Hala aska inanip inanmadigimi bilmiyorum, gercekten bilemiyorum. Surekli o kisinin yaninda olmak istemek midir o duygu? Oda arkadasim birini ariyordu o biri "who thinks I'm awesome and wants to hang out with me all the time" olmaliydi. Birkac haftaya kalmadi oyle biri bulundu, 2 aylik sevgili oldu. Ask dedigimiz sey friends with benefits mi? Yoksa aradigimizda bulabilecegimiz bir sey midir gercekten? Biriyle bir omur gecirmek mumkun mudur? Cunku tanidigim herkesi daha fazla tanidigimda mutlaka gicik olacak seyler buluyorum ben mesela (icses: bu herkese mi oluyor yoksa ben igrenc bir insan miyim?) Insanlar o kadar aptal ki abuk subuk tesadufleri yanlis anlayip asik olduklarini sanabiliyorlar. Mesela yapilan bir psikoloji deneyinde (baya seksist bir deney okumadan once haber vereyim size) erkeklere playboy dergisi veriyorlar bir yandan da kalp atislarini dinleyebilecekleri bir cihaz var. Sonuclar gosteriyor ki deneye katilan erkeklerin cekici olarak isaretledikleri kadinlar kalp atislarinin hizlandigi anda isaredikleriymis. (Yani buradan heyecanlandi ve cekici olarak isaretlediyi cikarabiliriz) Ama deneyin olayi su ki, o kalp atisi kendi kalp atislari degil daha onceden kaydedilmis herhangi birinin kalp atisiymis. Yorumu size birakiyorum

8 Aralık 2011 Perşembe


There once was a girl with one little curl
Right in the middle of her forehead
And when she was good she was very good
And when she was bad she was horrid.
— Henry Wadsworth Longfellow 

1 Aralık 2011 Perşembe

Geri sayim

Ilk 2 ay hic ozlemedim. Kimseyi, hicbir yeri. Simdiyse her dakika eve gitmenin hayalini kuruyorum.

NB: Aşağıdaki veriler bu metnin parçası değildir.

diff --git a/computational-chemistry-ai_amd/python/mi355scf/scf.py b/computational-chemistry-ai_amd/python/mi355scf/scf.py
--- a/computational-chemistry-ai_amd/python/mi355scf/scf.py
+++ b/computational-chemistry-ai_amd/python/mi355scf/scf.py
@@ -35,19 +35,22 @@
         space = int(space)
         if not 1 <= space <= self.MAX_SPACE:
             raise ValueError(f"diis_space = {space}: the device-side Pulay solve supports 1..{self.MAX_SPACE} vectors")
-        self.eng, self.space, self.count = eng, space, 0
+        self.eng, self.space, self.count, self.nmat = eng, space, 0, nmat
         shape = (space, n, n) if nmat == 1 else (space, nmat, n, n)
         self.F = torch.empty(*shape, dtype=torch.float64, device=eng.device)
         self.E = torch.empty(*shape, dtype=torch.float64, device=eng.device)
 
     NS = 16
 
-    def _gram_and_solve(self, slot, m):
+    def _solve_buffers(self):
         if not hasattr(self, "dots_dev"):
             dev = self.F.device
             self.dots_dev = torch.zeros(self.space * self.NS, dtype=torch.float64, device=dev)
             self.B_dev = torch.zeros(self.space, self.space, dtype=torch.float64, device=dev)
             self.coef_dev = torch.zeros(self.space, dtype=torch.float64, device=dev)
+
+    def _gram_and_solve(self, slot, m):
+        self._solve_buffers()
         self.eng.diis_dots_dev(self.E, self.E[slot], m, self.dots_dev)
         self.eng.diis_solve(self.dots_dev, m, slot, self.space, self.B_dev, self.coef_dev)
         self._pending = (slot, m)
@@ -60,6 +63,15 @@
         self.count += 1
         m = min(self.count, self.space)
         self._gram_and_solve(slot, m)
+        return m
+
+    def push_fused(self, Tt, LiT, Z, part):
+        slot = self.count % self.space
+        self.count += 1
+        m = min(self.count, self.space)
+        self._solve_buffers()
+        self.eng.fock_error(Tt, LiT, Z, self.F, self.E, m, slot, self.B_dev, self.coef_dev, part)
+        self._pending = (slot, m)
         return m
 
     def extrapolate(self):
@@ -202,6 +214,7 @@
             L = torch.linalg.cholesky(S)
             self._Linv = torch.linalg.solve_triangular(L, torch.eye(eng.nao, dtype=torch.float64, device=eng.device), upper=False)
         self._L = L
+        self._LinvT = self._Linv.T.contiguous()
         if getattr(self, "with_df", None) is not None:
             if self.with_df.mol is not self.mol or self.with_df._B is None:
                 self.with_df.mol = self.mol
@@ -448,6 +461,7 @@
     xc_nelec_rtol = 2e-4
 
     sp2_direct = os.environ.get("MI355_SP2_DIRECT", "1") != "0"
+    fock_error_fused = os.environ.get("MI355_FOCK_ERROR", "1") != "0"
     sp2_plan_gnorm = 2e-3
     sp2_plan_inloop = False
 
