# tuannv-github/srsRAN_Project

Hardware: AMD Instinct MI355X
Metric: PDSCH+PUSCH codeblocks/s @ 100 MHz 273-PRB 4x4 MIMO (PDSCH 4 layers, PUSCH 4 layers x 4 rx) (higher is better)
Workload: dtype int8+fp32; 1 GPU; BASELINE metric (PDSCH+PUSCH codeblocks/s @ 100 MHz 273-PRB 4x4 MIMO): full PDSCH+PUSCH slot pipeline, 100 MHz numerology-1 273 PRB, 256QAM R=948/1024; parallelism=single GPU

## Files before the change

### srsran_project_amd/csrc/ldpc_api.cpp

```cpp
#include "srsran_amd/ldpc.h"

#include <hip/hip_runtime.h>

#include "api_common.h"
#include "ldpc_codec_internal.h"
#include "ldpc_common.h"
#include <cstdarg>
#include <cstdio>
#include <cstring>
#include <mutex>
#include <string>
#include <algorithm>
#include <vector>

namespace srs_amd {


hipError_t launch_ldpc_decode(const decode_args& args, const lifted_graph& g, int arith, int grid, hipStream_t stream);
size_t     ldpc_decode_lds_bytes(const lifted_graph& g);

namespace {

constexpr int      MAX_CRC_BITS_LEN = 22 * MAX_LIFTING_SIZE;
constexpr uint32_t DEFAULT_SLOTS    = 1u << 20;
// ... 180 lines not shown
{
  return srs_amd::ldpc_decode_batch_ex(d, cfg, crc_poly, d_llrs, llr_stride, d_llr_lens, llr_len, d_output,
                                       out_stride, d_nof_iters, d_soft_out, nof_cbs, stream, nullptr, 0);
}

}

int srs_amd::ldpc_decode_batch_ex(srs_amd_ldpc_decoder*              d,
                                  const srs_amd_ldpc_decoder_config* cfg,
                                  int                                crc_poly,
                                  const int8_t*                      d_llrs,
                                  uint32_t                           llr_stride,
                                  const uint32_t*                    d_llr_lens,
                                  uint32_t                           llr_len,
                                  uint8_t*                           d_output,
                                  uint32_t                           out_stride,
                                  int32_t*                           d_nof_iters,
                                  int8_t*                            d_soft_out,
                                  uint32_t                           nof_cbs,
                                  void*                              stream,
                                  const uint8_t*                     d_skip_flags,
                                  uint32_t                           skip_stride,
                                  const int32_t*                     d_fillers,
                                  const ldpc_cw_rows*                cw)
{
  if (d == nullptr) {
    return fail(SRS_AMD_EINVAL, "null decoder");
  }
  int rc = validate(cfg, crc_poly);
  if (rc != SRS_AMD_OK) {
    return rc;
  }
  const uint32_t Z       = cfg->lifting_size;
  const uint32_t K       = (cfg->base_graph == 1 ? 22 : 10) * Z;
  const uint32_t N_short = (cfg->base_graph == 1 ? 66 : 50) * Z;
  if (nof_cbs == 0) {
    return SRS_AMD_OK;
  }
  if ((d_llrs == nullptr && cw == nullptr) || d_output == nullptr || d_nof_iters == nullptr ||
      (cw != nullptr && (cw->llrs == nullptr || cw->offsets == nullptr || cw->lengths == nullptr))) {
    return fail(SRS_AMD_EINVAL, "null device buffer");
  }
  if (cw != nullptr && (d_llr_lens != nullptr || d_soft_out != nullptr || d_skip_flags != nullptr || cw->qm == 0 ||
                        !ldpc_hr_takes(static_cast<int>(cfg->base_graph), static_cast<int>(cfg->lifting_size), llr_len))) {
    return fail(SRS_AMD_EINVAL, "codeword-fed rows need the high-rate decoder's configuration");
  }
  if (out_stride < (K + 7) / 8) {
// ... 27 lines not shown
  a.edges = d->edges + ((cfg->base_graph - 1) * NOF_LIFTING_SIZES + lifting_size_position(static_cast<int>(Z))) *
                             static_cast<size_t>(MAX_EDGES);
  a.llr_stride      = llr_stride;
  a.aligned4        = ((reinterpret_cast<uintptr_t>(d_llrs) | llr_stride) & 3u) == 0 ? 1 : 0;
  a.llr_len         = llr_len;
  a.out_stride      = out_stride;
  a.nof_cbs         = nof_cbs;
  a.nof_filler_bits = static_cast<int32_t>(cfg->nof_filler_bits);
  a.max_iterations  = static_cast<int32_t>(cfg->max_iterations);
  a.force_decoding  = d->force_decoding;
  a.skip_flags      = d_skip_flags;
  a.skip_stride     = skip_stride;
  a.fillers         = d_fillers;
  if (cw != nullptr) {
    a.llrs        = cw->llrs;
    a.aligned4    = 1;
    a.cw_llrs     = cw->llrs;
    a.cw_offsets  = cw->offsets;
    a.cw_lengths  = cw->lengths;
    a.cw_qm       = cw->qm;
    a.cw_nof_info = cw->nof_info;
    a.cw_filler   = cw->filler;
  }
  const int grid    = static_cast<int>(nof_cbs < d->max_slots ? nof_cbs : d->max_slots);
  e = launch_ldpc_decode(a, g, d->arith, grid, static_cast<hipStream_t>(stream));
  if (e != hipSuccess) {
    return hip_fail(e, "ldpc_decode_kernel launch");
  }
  return SRS_AMD_OK;
}

void srs_amd::ldpc_mixed_row(void* row, uint32_t bg, uint32_t Z, int crc_poly)
{
  ldpc_row_desc r{};
  r.Z        = Z;
  r.edge_off = static_cast<uint32_t>(lifted_edges_offset(static_cast<int>(bg), static_cast<int>(Z)));
  r.crc_off  = crc_poly == SRS_AMD_NO_CRC ? NO_CRC_ROW : static_cast<uint32_t>(crc_poly) * MAX_CRC_BITS_LEN;
  r.zmagic   = ldpc_z_magic(Z);
  std::memcpy(row, &r, sizeof(r));
}

int srs_amd::ldpc_decode_mixed(srs_amd_ldpc_decoder* d,
                               uint32_t              bg,
                               uint32_t              max_z,
                               uint32_t              max_iterations,
                               const int8_t*         d_llrs,
// ... 114 lines not shown
```

### srsran_project_amd/csrc/ldpc_codec_internal.h

```cpp
#pragma once

#include "srsran_amd/ldpc.h"
#include "srsran_amd/ldpc_encoder.h"
#include "srsran_amd/ldpc_rate_matching.h"

namespace srs_amd {

int rate_dematch_batch_ex(srs_amd_ldpc_rate_dematcher*      dm,
                          const srs_amd_codeblock_metadata* cfg,
                          int                               new_data,
                          const int8_t*                     d_input,
                          const uint32_t*                   d_in_offsets,
                          const uint32_t*                   d_rm_lengths,
                          int8_t*                           d_soft,
                          uint32_t                          soft_stride,
                          uint32_t                          nof_cbs,
                          void*                             stream,
                          bool                              fresh,
                          uint32_t                          write_end = 0);

int ldpc_encode_batch_ex(srs_amd_ldpc_encoder*              enc,
                         const srs_amd_ldpc_encoder_config* cfg,
                         const uint8_t*                     d_messages,
                         uint32_t                           msg_stride,
// ... 6 lines not shown
struct ldpc_cw_rows {
  const int8_t*   llrs;
  const uint32_t* offsets;
  const uint32_t* lengths;
  uint32_t        qm, nof_info, filler;
};
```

Hayatim surekli ne gittigi ne de biraktigi yere ait olabilmenin ve tam bir yere ait hissetmisken orayi birakmanin celiskisi icerisinde geciyor. Sanirim bu hep boyle olacak

27 Kasım 2011 Pazar

Pazarlardan nefret ediyorum. Tek yaptigi sey bana pazartesiye yetistirmem gerekenleri hatirlatmak. Cok aci.

23 Kasım 2011 Çarşamba

He heeyyy! New York'a gidiyorum yarin sabah! Anilar da yakinda gelir wait-for-it!
Asagidaki sarkinin bana en cok hitap eden kismini buldum:


Hiçbir zaman kök salmamış ki
Sırf birgün çekip gidebilmek için



Iste bu yuzden su an uzak diyarlardayim, en fazla 10 sene burada yasadiktan sonra buralardan da cekip gitmeyi planliyorum. Hatta planimi da hazirladim, lisede Model UN'e iyi ki girdim dememin sebebi bana Sinir Tanimayan Doktor'lari tanitmis olmasidir. Bugunlerde fark ediyorum ki sadece onu degil, Human Rights Watch, World Health Organization gibi orgutleri de tanitmis bana. Hem insan sagligina hem de insan haklarina bu kadar deger verip, surekli kacista olmak isteyen biri icin daha uygun bir meslek yok herhalde. 


Thanksgiving'de "Turkey" yemeleriniz bol olsun.